Revolutionizing GBM Drug Development Through Serial Biopsies

Therapeutic development for glioblastoma (GBM) has been stunted following several large and expensive phase III clinical trials that failed, despite encouraging preliminary results. A central challenge is the complexity of the human brain, which cannot be modeled perfectly in the laboratory. The Investigating Longitudinal Sampling in Glioblastoma team will demonstrate the safety and feasibility of accessing and deeply analyzing tissue and other samples from GBM patients over the course of therapy—both surgically and through the use of cutting-edge liquid biopsy technologies on cerebrospinal fluid. The objective of the project is to learn how to scale the approach to future therapeutic strategies and create a systematic approach to advancing improved treatments and cures for GBM.
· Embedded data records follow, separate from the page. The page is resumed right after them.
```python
# ... 152 lines not shown
              info: Optional[torch.Tensor] = None, n_squarings: Optional[int] = None, launches: bool = False) -> None:
        ws = self._workspace("rank1", self.lib.cmtfpls_rank1_workspace_bytes(A, B))
        fn = self.lib.cmtfpls_rank1_launches_f64 if launches else self.lib.cmtfpls_rank1_f64
        _lib.check(fn(_ptr(Z), A, B, _ptr(wA), _ptr(wB), None, _ptr(info), int(n_squarings or self.rank1_squarings),
                      _ptr(ws), ws.numel(), self._stream()), "rank1")

    def rank1_chain_gave_up(self) -> None:
        self.lib.cmtfpls_rank1_chain_enable(0)
        self.rank1_chain_side = 0

    def rank1_tensor(self, Z: torch.Tensor, dims, tol: float, factors: torch.Tensor,
                     info: Optional[torch.Tensor] = None, n_squarings: Optional[int] = None) -> None:
        arr = (ctypes.c_int * len(dims))(*[int(d) for d in dims])
        ws = self._workspace("rank1t", self.lib.cmtfpls_rank1_tensor_workspace_bytes(arr, len(dims)))
        _lib.check(self.lib.cmtfpls_rank1_tensor_f64(_ptr(Z), arr, len(dims), float(tol), _ptr(factors), factors.stride(0), _ptr(info),
                                                     int(n_squarings or self.rank1_squarings), _ptr(ws), ws.numel(), self._stream()),
                   "rank1_tensor")

    def kron(self, a: torch.Tensor, b: torch.Tensor, out: torch.Tensor) -> torch.Tensor:
        _lib.check(self.lib.cmtfpls_kron_f64(_ptr(a), a.numel(), _ptr(b), b.numel(), _ptr(out), self._stream()), "kron")
        return out

    def normalize(self, v: torch.Tensor) -> None:
        _lib.check(self.lib.cmtfpls_normalize_f64(_ptr(v), v.numel(), None, self._stream()), "normalize")

    def xcov(self, X2: torch.Tensor, Y: torch.Tensor, masked: bool, out: Optional[torch.Tensor] = None,
             mixed: bool = False) -> Optional[torch.Tensor]:
        I, P = X2.shape
        M = Y.shape[1]
        fn = self._read_fn("xcov", X2, mixed)
        if fn is None:
            return None
        ws = self._workspace("contract", self.lib.cmtfpls_xcov_workspace_bytes(I, P, M))
        S = out if out is not None else self.empty(M, P)
        _lib.check(fn(_ptr(X2), I, P, _ptr(Y), Y.stride(0), M, _ptr(S), int(masked), _ptr(ws), ws.numel(), self._stream()), "xcov")
        return S

    def xcov_deflate(self, X2: torch.Tensor, A: int, B: int, Y: torch.Tensor, t: torch.Tensor, wA: torch.Tensor, wB: torch.Tensor,
                     out: torch.Tensor) -> Optional[torch.Tensor]:
        I, P = X2.shape
        M = Y.shape[1]
        if M > 64 or P % 4 != 0 or P != A * B:
            return None
        ws = self._workspace("contract", self.lib.cmtfpls_xcov_ssq_workspace_bytes(I, P, M))
        ssq = self.empty(1)
        rc = self._fn("xcov_deflate", X2)(_ptr(X2), I, A, B, _ptr(Y), Y.stride(0), M, _ptr(t), _ptr(wA), _ptr(wB), _ptr(out), _ptr(ssq),
                                          _ptr(ws), ws.numel(), self._stream())
        return self._form(rc, "xcov_deflate", ssq)

    def rank1_score(self, Z: torch.Tensor, A: int, B: int, wA: torch.Tensor, wB: torch.Tensor, S: torch.Tensor, tq: torch.Tensor,
                    info: Optional[torch.Tensor] = None, n_squarings: Optional[int] = None) -> torch.Tensor:
        M = S.shape[0]
        assert S.is_contiguous() and S.shape[1] == A * B and tq.numel() >= M
        ws = self._workspace("rank1", self.lib.cmtfpls_rank1_workspace_bytes(A, B))
        _lib.check(self.lib.cmtfpls_rank1_score_f64(_ptr(Z), A, B, _ptr(wA), _ptr(wB), _ptr(info),
                                                    int(n_squarings if n_squarings is not None else self.rank1_squarings),
                                                    _ptr(S), M, _ptr(tq), _ptr(ws), ws.numel(), self._stream()), "rank1_score")
        return tq

    def xcov_ssq(self, X2: torch.Tensor, Y: torch.Tensor, mean: torch.Tensor, out: torch.Tensor):
        I, P = X2.shape
        M = Y.shape[1]
        ws = self._workspace("contract", self.lib.cmtfpls_xcov_ssq_workspace_bytes(I, P, M))
        ssq = self.empty(1)
        assert mean.is_contiguous() and mean.numel() == P and mean.dtype == torch.float64
        _lib.check(self._fn("xcov_ssq", X2)(_ptr(X2), I, P, _ptr(Y), Y.stride(0), M, _ptr(out), _ptr(mean), _ptr(ssq), _ptr(ws), ws.numel(),
                                            self._stream()), "xcov_ssq")
        return out, ssq

    def xcov_stats(self, X2: torch.Tensor, Y: torch.Tensor, out: torch.Tensor):
        I, P = X2.shape
        M = Y.shape[1]
        fn = self._read_fn("xcov_stats", X2) if M <= 64 and X2.is_contiguous() else None
        if fn is None:
            return None
        ws = self._workspace("contract", self.lib.cmtfpls_xcov_stats_workspace_bytes(I, P, M))
        stats = self.empty(2 * P)
        rc = fn(_ptr(X2), I, P, _ptr(Y), Y.stride(0), M, _ptr(out), _ptr(stats), _ptr(ws), ws.numel(), self._stream())
        return self._form(rc, "xcov_stats", (out, stats))

    def status_snapshot(self, status: torch.Tensor, slot: int, slots: Optional[dict] = None):
        slots = self._status_slots if slots is None else slots
        ent = slots.get((slot, status.numel()))
        if ent is None:
            host, ev = torch.empty(status.numel(), dtype=torch.float64, pin_memory=True), torch.cuda.Event()
            ev.record(torch.cuda.current_stream(self.device))
            ent = slots[(slot, status.numel())] = (host, ev, host.numpy(), host.data_ptr(), ev.cuda_event, status.numel() * 8)
        rc = self.lib.cmtfpls_status_to_host(status.data_ptr(), ent[3], ent[5], ent[4], self._stream())
        if rc:
            _lib.check(rc, "status_to_host")
        return ent

    def status_wait(self, token) -> "np.ndarray":
        token[1].synchronize()
        return token[2]

    def xcov_iterate_plan(self, S: torch.Tensor, A: int, B: int, q_cur: torch.Tensor, Z: torch.Tensor, wA: torch.Tensor,
                          wB: torch.Tensor, status: torch.Tensor, q_new: torch.Tensor, G: torch.Tensor):
        M, P = S.shape
        wc = self._workspace("contract", self.lib.cmtfpls_mode0_contract_workspace_bytes(M, P))
        wr = self._workspace("rank1", self.lib.cmtfpls_rank1_workspace_bytes(A, B))
        keep = (S, q_cur, Z, wA, wB, status, q_new, G, wc, wr)
        fn = self.lib.cmtfpls_xcov_iterate_f64
        head = (_ptr(S), M, A, B, _ptr(q_cur), _ptr(Z), _ptr(wA), _ptr(wB), status[1:3].data_ptr())
        tail = (_ptr(wc), wc.numel(), _ptr(wr), wr.numel())
        qn, Gp, du2 = _ptr(q_new), _ptr(G), status[0:1].data_ptr()
        stream = self._stream

        def enqueue(n_squarings: int, first: bool, _keep=keep) -> None:
            rc = fn(*head, n_squarings, qn, Gp, du2, 1 if first else 0, *tail, stream())
            if rc:
                _lib.check(rc, "xcov_iterate")
        return enqueue

    def xcov_iterate(self, S: torch.Tensor, A: int, B: int, q_cur: torch.Tensor, Z: torch.Tensor, wA: torch.Tensor,
                     wB: torch.Tensor, info: torch.Tensor, n_squarings: int, q_new: torch.Tensor, G: torch.Tensor,
                     du2: torch.Tensor, first: bool) -> None:
        M, P = S.shape
        wc = self._workspace("contract", self.lib.cmtfpls_mode0_contract_workspace_bytes(M, P))
        wr = self._workspace("rank1", self.lib.cmtfpls_rank1_workspace_bytes(A, B))
        _lib.check(self.lib.cmtfpls_xcov_iterate_f64(_ptr(S), M, A, B, _ptr(q_cur), _ptr(Z), _ptr(wA), _ptr(wB), _ptr(info),
                                                     int(n_squarings), _ptr(q_new), _ptr(G), _ptr(du2), int(first),
                                                     _ptr(wc), wc.numel(), _ptr(wr), wr.numel(), self._stream()), "xcov_iterate")

    def xcov_blocks_plan(self, blocks, M: int, q_cur: torch.Tensor, tq: torch.Tensor, q_new: torch.Tensor, G: torch.Tensor,
                         status: torch.Tensor):
        nb = len(blocks)
        if M > 64 or any(b["order"] not in (2, 3) for b in blocks) or tq.numel() != nb * M or not tq.is_contiguous():
            return None
        arr = (_lib.XcovBlock * nb)()
        need = 256
        for i, b in enumerate(blocks):
            for name in ("S", "S2", "colcnt", "Z", "wA", "wB"):
                t = b.get(name)
                assert t is None or (t.is_contiguous() and t.dtype == torch.float64 and t.device == self.device), name
                setattr(arr[i], name, _ptr(t))
            arr[i].n_samples, arr[i].order, arr[i].A, arr[i].B = float(b["n_samples"]), int(b["order"]), int(b["A"]), int(b["B"])
            arr[i].info = status[1 + 2 * i: 3 + 2 * i].data_ptr()
            if b["order"] == 3:
                need = max(need, self.lib.cmtfpls_rank1_workspace_bytes(b["A"], b["B"]))
        wr = self._workspace("rank1", need)
        keep = (blocks, q_cur, tq, q_new, G, status, wr, arr)
        fn, stream = self.lib.cmtfpls_xcov_iterate_blocks_f64, self._stream
        args = (nb, M, _ptr(q_cur), _ptr(tq), _ptr(q_new), _ptr(G), status[0:1].data_ptr())
        tail = (_ptr(wr), wr.numel())

        def enqueue(n_squarings, first: bool, _keep=keep) -> None:
            for i in range(nb):
                arr[i].n_squarings = int(n_squarings[i])
            rc = fn(arr, *args, 1 if first else 0, *tail, stream())
            if rc:
                _lib.check(rc, "xcov_iterate_blocks")
        return enqueue

    def s_downdate(self, S: torch.Tensor, A: int, B: int, ya: torch.Tensor, wA: torch.Tensor, wB: torch.Tensor,
                   q: torch.Tensor, v: torch.Tensor) -> None:
        assert S.is_contiguous() and S.shape[1] == A * B
        _lib.check(self.lib.cmtfpls_s_downdate_f64(_ptr(S), S.shape[0], A, B, _ptr(ya), _ptr(wA), _ptr(wB), _ptr(q), _ptr(v),
                                                   self._stream()), "s_downdate")

    def kr_axpy(self, v: torch.Tensor, A: int, B: int, WA: torch.Tensor, WB: torch.Tensor, k: int, coef: torch.Tensor) -> torch.Tensor:
        assert WA.is_contiguous() and WB.is_contiguous() and WA.shape[1] == WB.shape[1] and coef.numel() >= k
        _lib.check(self.lib.cmtfpls_kr_axpy_f64(_ptr(v), A, B, _ptr(WA), _ptr(WB), WA.shape[1], int(k), _ptr(coef), self._stream()), "kr_axpy")
        return v

    def axpy_scalar(self, y: torch.Tensor, a: torch.Tensor, x: Optional[torch.Tensor] = None) -> torch.Tensor:
        assert y.is_contiguous() and y.dtype == torch.float64 and a.numel() >= 1 and (x is None or (x.is_contiguous() and x.numel() == y.numel()))
        _lib.check(self.lib.cmtfpls_axpy_scalar_f64(_ptr(y), y.numel(), _ptr(a), _ptr(x), self._stream()), "axpy_scalar")
        return y

    def total(self, v: torch.Tensor) -> torch.Tensor:
        assert v.is_contiguous() and v.dtype == torch.float64
        return self._close_partials(v)

    def quadform(self, G: torch.Tensor, q: torch.Tensor, q_old: torch.Tensor, out: torch.Tensor) -> torch.Tensor:
        _lib.check(self.lib.cmtfpls_quadform_f64(_ptr(G), G.shape[0], _ptr(q), _ptr(q_old), _ptr(out), self._stream()), "quadform")
        return out

    def mttkrp(self, X2: torch.Tensor, A: int, B: int, WA: torch.Tensor, WB: torch.Tensor, out: torch.Tensor,
               mixed: bool = False) -> Optional[torch.Tensor]:
        R = WA.shape[1]
        assert WA.is_contiguous() and WB.is_contiguous() and out.stride(1) == 1
        fn = self._read_fn("mttkrp", X2, mixed)
        if fn is None:
            return None
        rc = fn(_ptr(X2), X2.shape[0], A, B, _ptr(WA), _ptr(WB), R, _ptr(out), out.stride(0), self._stream())
        return self._form(rc, "mttkrp", out)

    def score(self, X2, A, B, wA, wB, rowcnt, out) -> torch.Tensor:
        _lib.check(self._fn("score", X2)(_ptr(X2), X2.shape[0], A, B, _ptr(wA), _ptr(wB), _ptr(rowcnt), _ptr(out), self._stream()), "score")
        return out

    def score_s(self, S, A, B, wA, wB, out) -> torch.Tensor:
        assert S.dtype == torch.float64 and S.is_contiguous()
        _lib.check(self.lib.cmtfpls_score_s_f64(_ptr(S), S.shape[0], A, B, _ptr(wA), _ptr(wB), _ptr(out), self._stream()), "score_s")
        return out

    def score_contract(self, X2, A, B, wA, wB, shift, t, Z, sub_own=None, add_other=None, alpha: float = 1.0,
                       csum: Optional[torch.Tensor] = None) -> Optional[torch.Tensor]:
        I, P = X2.shape
        fn = self._read_fn("score_contract", X2) if X2.is_contiguous() and P == A * B else None
        if fn is None:
            return None
        for v in (sub_own, add_other):
            assert v is None or (v.is_contiguous() and v.numel() == I and v.dtype == torch.float64)
        nbytes = self.lib.cmtfpls_score_contract_workspace_bytes(I, P)
        ws = self._workspace("score_contract", max(nbytes, 256))
        rc = fn(_ptr(X2), I, A, B, _ptr(wA), _ptr(wB), _ptr(shift), _ptr(sub_own), _ptr(add_other), float(alpha),
                                            _ptr(t), _ptr(Z), _ptr(csum), _ptr(ws), ws.numel(), self._stream())
        return self._form(rc, "score_contract", Z)

    def score_gram(self, X2, A, B, wA, wB, rowcnt, out, Y: torch.Tensor, qpart: torch.Tensor) -> Optional[torch.Tensor]:
        assert qpart.numel() >= self.n_partials * Y.shape[1] and qpart.is_contiguous()
        rc = self._fn("score_gram", X2)(_ptr(X2), X2.shape[0], A, B, _ptr(wA), _ptr(wB), _ptr(rowcnt), _ptr(out),
                                        _ptr(Y), Y.stride(0), Y.shape[1], _ptr(qpart), self._stream())
        return self._form(rc, "score_gram", out)

    def q_update(self, q: torch.Tensor, qpart: Optional[torch.Tensor] = None, normalize: bool = True,
                 G: Optional[torch.Tensor] = None, q_prev: Optional[torch.Tensor] = None,
                 du2: Optional[torch.Tensor] = None, nparts: Optional[int] = None) -> None:
        M = q.numel()
        nrows = (nparts or self.n_partials) if qpart is not None else 0
        assert qpart is None or (qpart.is_contiguous() and qpart.numel() >= nrows * M)
        _lib.check(self.lib.cmtfpls_q_update_f64(_ptr(qpart), nrows, M, _ptr(q), int(normalize),
                                                 _ptr(G), _ptr(q_prev), _ptr(du2), self._stream()), "q_update")

    def deflate(self, X2, A, B, t, wA, wB) -> torch.Tensor:
        part = self.empty(self.n_partials)
        _lib.check(self._fn("deflate", X2)(_ptr(X2), X2.shape[0], A, B, _ptr(t), _ptr(wA), _ptr(wB), _ptr(part), self._stream()), "deflate")
        return self._close_partials(part)

    def deflate_contract_yq(self, X2, A, B, t, wA, wB, Y: torch.Tensor, q: torch.Tensor, masked: bool,
                            out: torch.Tensor) -> Optional[torch.Tensor]:
        I, P = X2.shape
        ws = self._workspace("deflate_contract", self.lib.cmtfpls_deflate_contract_workspace_bytes(I, P))
        ssq = self.empty(1)
        rc = self._fn("deflate_contract_yq", X2)(_ptr(X2), I, A, B, _ptr(t), _ptr(wA), _ptr(wB), _ptr(Y), Y.stride(0), Y.shape[1],
                                                 _ptr(q), _ptr(out), int(masked), _ptr(ssq), _ptr(ws), ws.numel(), self._stream())
        return self._form(rc, "deflate_contract_yq", ssq)

    def score_deflate(self, X2, A, B, wA, wB, rowcnt, out) -> Optional[torch.Tensor]:
        part = self.empty(self.n_partials)
        rc = self._fn("score_deflate", X2)(_ptr(X2), X2.shape[0], A, B, _ptr(wA), _ptr(wB), _ptr(rowcnt), _ptr(out), _ptr(part), self._stream())
        if self._form(rc, "score_deflate") is None:
            return None
        return self._close_partials(part)

    def gram_tn(self, A: torch.Tensor, B: torch.Tensor, out: Optional[torch.Tensor] = None) -> torch.Tensor:
        if A.dim() == 1:
            A = A.unsqueeze(1)
        if B.dim() == 1:
            B = B.unsqueeze(1)
        assert A.stride(1) == 1 and B.stride(1) == 1 and A.shape[0] == B.shape[0]
        a, b = A.shape[1], B.shape[1]
        ws = self._workspace("small", self.lib.cmtfpls_small_workspace_bytes())
        C = out if out is not None else self.empty(a, b)
        assert C.numel() == a * b and C.is_contiguous()
        _lib.check(self.lib.cmtfpls_gram_tn_f64(_ptr(A), A.stride(0), a, _ptr(B), B.stride(0), b, A.shape[0], _ptr(C),
                                                _ptr(ws), ws.numel(), self._stream()), "gram_tn")
        return C

    def rowdot(self, Y: torch.Tensor, q: torch.Tensor, u_out: torch.Tensor, u_old: Optional[torch.Tensor],
               du2: Optional[torch.Tensor] = None) -> Optional[torch.Tensor]:
        ws = self._workspace("small", self.lib.cmtfpls_small_workspace_bytes())
        if u_old is not None and du2 is None:
            du2 = self.empty(1)
        _lib.check(self.lib.cmtfpls_rowdot_f64(_ptr(Y), Y.stride(0), Y.shape[1], Y.shape[0], _ptr(q), _ptr(u_out), _ptr(u_old),
                                               _ptr(du2) if u_old is not None else None,
                                               _ptr(ws), ws.numel(), self._stream()), "rowdot")
        return du2 if u_old is not None else None

    def normal_solve(self, G: torch.Tensor, g: torch.Tensor, out: Optional[torch.Tensor] = None) -> torch.Tensor:
        k = G.shape[0]
        assert G.is_contiguous() and G.shape == (k, k) and g.numel() == k
        b = out if out is not None else self.empty(k)
        if k <= 64:
            _lib.check(self.lib.cmtfpls_normal_solve_f64(_ptr(G), _ptr(g), k, _ptr(b), 1, self._stream()), "normal_solve")
        else:
            ws = self._workspace("normal_solve", self.lib.cmtfpls_normal_solve_workspace_bytes(k))
            _lib.check(self.lib.cmtfpls_normal_solve_ws_f64(_ptr(G), _ptr(g), k, _ptr(b), 1, _ptr(ws), ws.numel(), self._stream()),
                       "normal_solve")
        return b

    def unit_upper_solve_rows(self, M: torch.Tensor, U: torch.Tensor, shift: Optional[torch.Tensor] = None,
                              nan_flag: Optional[torch.Tensor] = None) -> torch.Tensor:
        I, R = M.shape
        assert M.stride(1) == 1 and U.is_contiguous() and U.shape == (R, R)
        assert shift is None or (shift.is_contiguous() and shift.numel() == R and shift.dtype == torch.float64)
        assert nan_flag is None or nan_flag.dtype == torch.int32
        _lib.check(self.lib.cmtfpls_unit_upper_solve_rows_f64(_ptr(M), I, M.stride(0), R, _ptr(U), _ptr(shift), _ptr(nan_flag),
                                                              self._stream()), "unit_upper_solve_rows")
        return M

    def kr_gram_row(self, L: torch.Tensor, a: int, g: torch.Tensor, first: bool) -> torch.Tensor:
        assert L.is_contiguous() and g.is_contiguous() and g.numel() >= a
        _lib.check(self.lib.cmtfpls_kr_gram_row_f64(_ptr(L), L.shape[0], L.shape[1], int(a), _ptr(g), int(first), self._stream()), "kr_gram_row")
        return g

    def kr_gram(self, L: torch.Tensor, G: torch.Tensor, first: bool) -> torch.Tensor:
        n, R = L.shape
        assert L.is_contiguous() and G.is_contiguous() and G.numel() == R * R
        _lib.check(self.lib.cmtfpls_kr_gram_f64(_ptr(L), n, R, _ptr(G), int(first), 1.0, self._stream()), "kr_gram")
        return G

    def khatri_rao(self, Am: torch.Tensor, Bm: torch.Tensor) -> torch.Tensor:
        na, R = Am.shape
# ... 489 lines not shown
```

Conquering KRAS in Pancreatic Cancer

The KRAS gene, which is altered in more than 90% of pancreas cancers, has long been believed to be undruggable. With many promising new KRAS-targeting therapies either now available or on the horizon, the field may be on the cusp of a revolution in treatment for pancreatic ductal adenocarcinoma (PDAC) patients. The Conquering KRAS in Pancreatic Cancer team will integrate clinical and laboratory approaches to understand why patients do or do not respond to the new therapies using breakthrough single-cell technologies to deeply investigate biology in organoids, mice, and humans. The team will develop pharmaceutical partnerships to accelerate the translation of new KRAS inhibitors into effective drugs for this disease. The large number of patients at Break Through Cancer partner institutions will enable trials that would be difficult at a single institution since some patients have rare but important KRAS mutations. The Conquering KRAS in Pancreatic Cancer project will be supported in partnership with the Lustgarten Foundation.